Teri A Lansdell

Primary Appointment

Research Assistant Professor of Molecular Physiology and Biological Physics, Molecular Physiology and Biological Physics

Research Interests

Determine how cardiovascular disease influences hormonal and metabolic contributions to the development of dementia

Research Description

Brain insulin resistance is a significant feature of dementia.


Dementia is a group of neurological and vascular disorders that are characterized by cognitive impairment that is severe enough to interfere with one's daily function. Brain insulin resistance is a significant feature of dementia. In fact, greater than 80% of patients with dementia are also insulin resistant. The Lansdell laboratory studies the role of insulin signaling in regulating cerebral microvascular and cognitive function.


Chronic cerebral hypoperfusion is a major cause of vascular dementia.


Chronic cerebral hypoperfusion (CCH) is a condition in which cerebral blood flow gradually decreases, eventually leading to injury of neuronal tissue and the development of vascular dementia. Cardiovascular diseases including hypertension, and carotid artery stenosis are thought to cause dementia due to CCH. It remains to be determined how pathological states, such as hypertension, carotid artery stenosis, and diabetes affect PA structure and function.
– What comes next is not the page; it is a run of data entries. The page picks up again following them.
RLM_FN float atan32_t(float x, const Tables &tab)
{
    const float aT0 = u2f(0x3eaaaaabu), aT1 = u2f(0xbe4ccccdu), aT2 = u2f(0x3e124925u), aT3 = u2f(0xbde38e38u),
                aT4 = u2f(0x3dba2e6eu), aT5 = u2f(0xbd9d8795u), aT6 = u2f(0x3d886b35u), aT7 = u2f(0xbd6ef16bu),
                aT8 = u2f(0x3d4bda59u), aT9 = u2f(0xbd15a221u), aT10 = u2f(0x3c8569d7u);
    const int32_t hx = (int32_t)f2u(x);
    const int32_t ix = hx & 0x7fffffff;
    const float ax = fabs32(x);
    const bool r0 = ix < 0x3ee00000;
    const int id = (ix >= 0x3f300000) + (ix >= 0x3f980000) + (ix >= 0x401c0000);
    const float *k = tab.atan_k[id];
    const float A = k[0], B = k[1], C = k[2], D = k[3], hi = k[4], lo = k[5];
    const float num = r0 ? x : A * ax + B;
    const float den = r0 ? 1.0f : C * ax + D;
    const float t = div32_m(num, den);
    const float z = t * t;
    const float w = z * z;
    const float s1 = z * (aT0 + w * (aT2 + w * (aT4 + w * (aT6 + w * (aT8 + w * aT10)))));
    const float s2 = w * (aT1 + w * (aT3 + w * (aT5 + w * (aT7 + w * aT9))));
    const float ts = t * (s1 + s2);
    const float small = t - ts;
    float big = hi - ((ts - lo) - t);
    big = hx < 0 ? -big : big;
    float res = r0 ? small : big;
    res = (ix < 0x31000000) ? x : res;
    const float huge = u2f(0x3fc90fdau) + u2f(0x33a22168u);
    res = (ix >= 0x4c000000 && ix <= 0x7f800000) ? (hx > 0 ? huge : -huge) : res;
    return res;
}

RLM_FN float atan2_32_t(float y, float x, const Tables &tab)
{
    const float pi_o_2 = u2f(0x3fc90fdbu), pi = u2f(0x40490fdbu), pi_lo = u2f(0xb3bbbd2eu);
    const int32_t hx = (int32_t)f2u(x), hy = (int32_t)f2u(y);
    const int32_t ix = hx & 0x7fffffff, iy = hy & 0x7fffffff;
    if (__builtin_expect(ix >= 0x7f800000 || iy >= 0x7f800000, 0)) return atan2_32(y, x);
    const int32_t k = (iy - ix) >> 23;
    float z = atan32_t(fabs32(div32(y, x)), tab);
    z = (k > 60) ? (pi_o_2 + 0.5f * pi_lo) : z;
    z = (hx < 0 && k < -60) ? 0.0f : z;
    const float zl = z - pi_lo;
    float res = hx < 0 ? (hy < 0 ? zl - pi : pi - zl) : (hy < 0 ? -z : z);
    res = (iy == 0) ? (hx < 0 ? (hy < 0 ? -pi : pi) : y) : res;
    res = (ix == 0 && iy != 0) ? (hy < 0 ? -pi_o_2 : pi_o_2) : res;
    return res;
}

RLM_FN float atan2_32_q(float y, float x, const Tables &tab)
{
    const float pi = u2f(0x40490fdbu), pi_lo = u2f(0xb3bbbd2eu);
    const float aT0 = u2f(0x3eaaaaabu), aT1 = u2f(0xbe4ccccdu), aT2 = u2f(0x3e124925u), aT3 = u2f(0xbde38e38u),
                aT4 = u2f(0x3dba2e6eu), aT5 = u2f(0xbd9d8795u), aT6 = u2f(0x3d886b35u), aT7 = u2f(0xbd6ef16bu),
                aT8 = u2f(0x3d4bda59u), aT9 = u2f(0xbd15a221u), aT10 = u2f(0x3c8569d7u);
    const int32_t hx = (int32_t)f2u(x), hy = (int32_t)f2u(y);
    const uint32_t ix = (uint32_t)hx & 0x7fffffffu, iy = (uint32_t)hy & 0x7fffffffu;
    const int32_t k = ((int32_t)iy - (int32_t)ix) >> 23;
    if (__builtin_expect(ix - 0x00800000u >= 0x7f000000u || iy - 0x00800000u >= 0x7f000000u || (uint32_t)(k + 27) > 50u, 0))
        return atan2_32_t(y, x, tab);
    const float q = fabs32(div32(y, x));
    const uint32_t iq = f2u(q);
    const bool r0 = iq < 0x3ee00000u;
    const int id = (iq >= 0x3f300000u) + (iq >= 0x3f980000u) + (iq >= 0x401c0000u);
    const float *c = tab.atan_k[id];
    const float A = c[0], B = c[1], C = c[2], D = c[3], hi = c[4], lo = c[5];
    const float num = r0 ? q : A * q + B;
    const float den = r0 ? 1.0f : C * q + D;
    const float t = div32_m(num, den);
    const float zz = t * t;
    const float w = zz * zz;
    const float s1 = zz * (aT0 + w * (aT2 + w * (aT4 + w * (aT6 + w * (aT8 + w * aT10)))));
    const float s2 = w * (aT1 + w * (aT3 + w * (aT5 + w * (aT7 + w * aT9))));
    const float ts = t * (s1 + s2);
    const float z = r0 ? t - ts : hi - ((ts - lo) - t);
    const float zl = z - pi_lo;
    return hx < 0 ? (hy < 0 ? zl - pi : pi - zl) : (hy < 0 ? -z : z);
}

RLM_FN float acos32_q(float x)
{
    const float pi = u2f(0x40490fdau), pio2_hi = u2f(0x3fc90fdau), pio2_lo = u2f(0x33a22168u);
    const float pS0 = u2f(0x3e2aaaabu), pS1 = u2f(0xbea6b090u), pS2 = u2f(0x3e4e0aa8u), pS3 = u2f(0xbd241146u),
                pS4 = u2f(0x3a4f7f04u), pS5 = u2f(0x3811ef08u);
    const float qS1 = u2f(0xc019d139u), qS2 = u2f(0x4001572du), qS3 = u2f(0xbf303361u), qS4 = u2f(0x3d9dc62eu);
    const int32_t hx = (int32_t)f2u(x);
    const uint32_t ix = (uint32_t)hx & 0x7fffffffu;
    if (__builtin_expect(ix - 0x23000001u >= 0x3f800000u - 0x23000001u, 0)) return acos32(x);
    const bool mid = ix < 0x3f000000u;
    const bool neg = hx < 0;
    const float z = mid ? x * x : (neg ? (1.0f + x) * 0.5f : (1.0f - x) * 0.5f);
    const float p = z * (pS0 + z * (pS1 + z * (pS2 + z * (pS3 + z * (pS4 + z * pS5)))));
    const float q = 1.0f + z * (qS1 + z * (qS2 + z * (qS3 + z * qS4)));
    const float r = div32_m(p, q);
    float res = pio2_hi - (x - (pio2_lo - x * r));
    if (!mid) {
        const float s = sqrt32<false>(z);
        const float df = u2f(f2u(s) & 0xfffff000u);
        const float c = div32_m(z - df * df, s + df);
        const float r_pos = 2.0f * (df + (r * s + c));
        const float r_neg = pi - 2.0f * (s + (r * s - pio2_lo));
        res = neg ? r_neg : r_pos;
    }
    return res;
}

Hypertension: Nearly half the adult population in the U.S. has hypertension. Hypertension often goes undiagnosed and/or untreated. This population is at risk for developing dementia.


Carotid artery stenosis: Over 30% of the U.S. population has some degree of carotid artery stenosis. Screening for asymptomatic carotid artery stenosis is generally not recommended. However, work from our lab suggests that this population is at risk for developing dementia.


Parenchymal arterioles are the “bottleneck” to perfusion of the brain.


Parenchymal arterioles (PAs) are high resistance blood vessels that diverge from pial arteries. These arterioles dive deep into the brain parenchyma and perfuse discrete columns of neuronal tissue. Because PAs are long and relatively unbranched, they form a bottle neck of perfusion to the brain. Impairment of one PA can result in the loss of perfusion to an entire column of brain tissue. There is a significant gap in our understanding of insulins effects on PA function.


 


Does insulin resistance impair endothelial-dependent dilation of PAs?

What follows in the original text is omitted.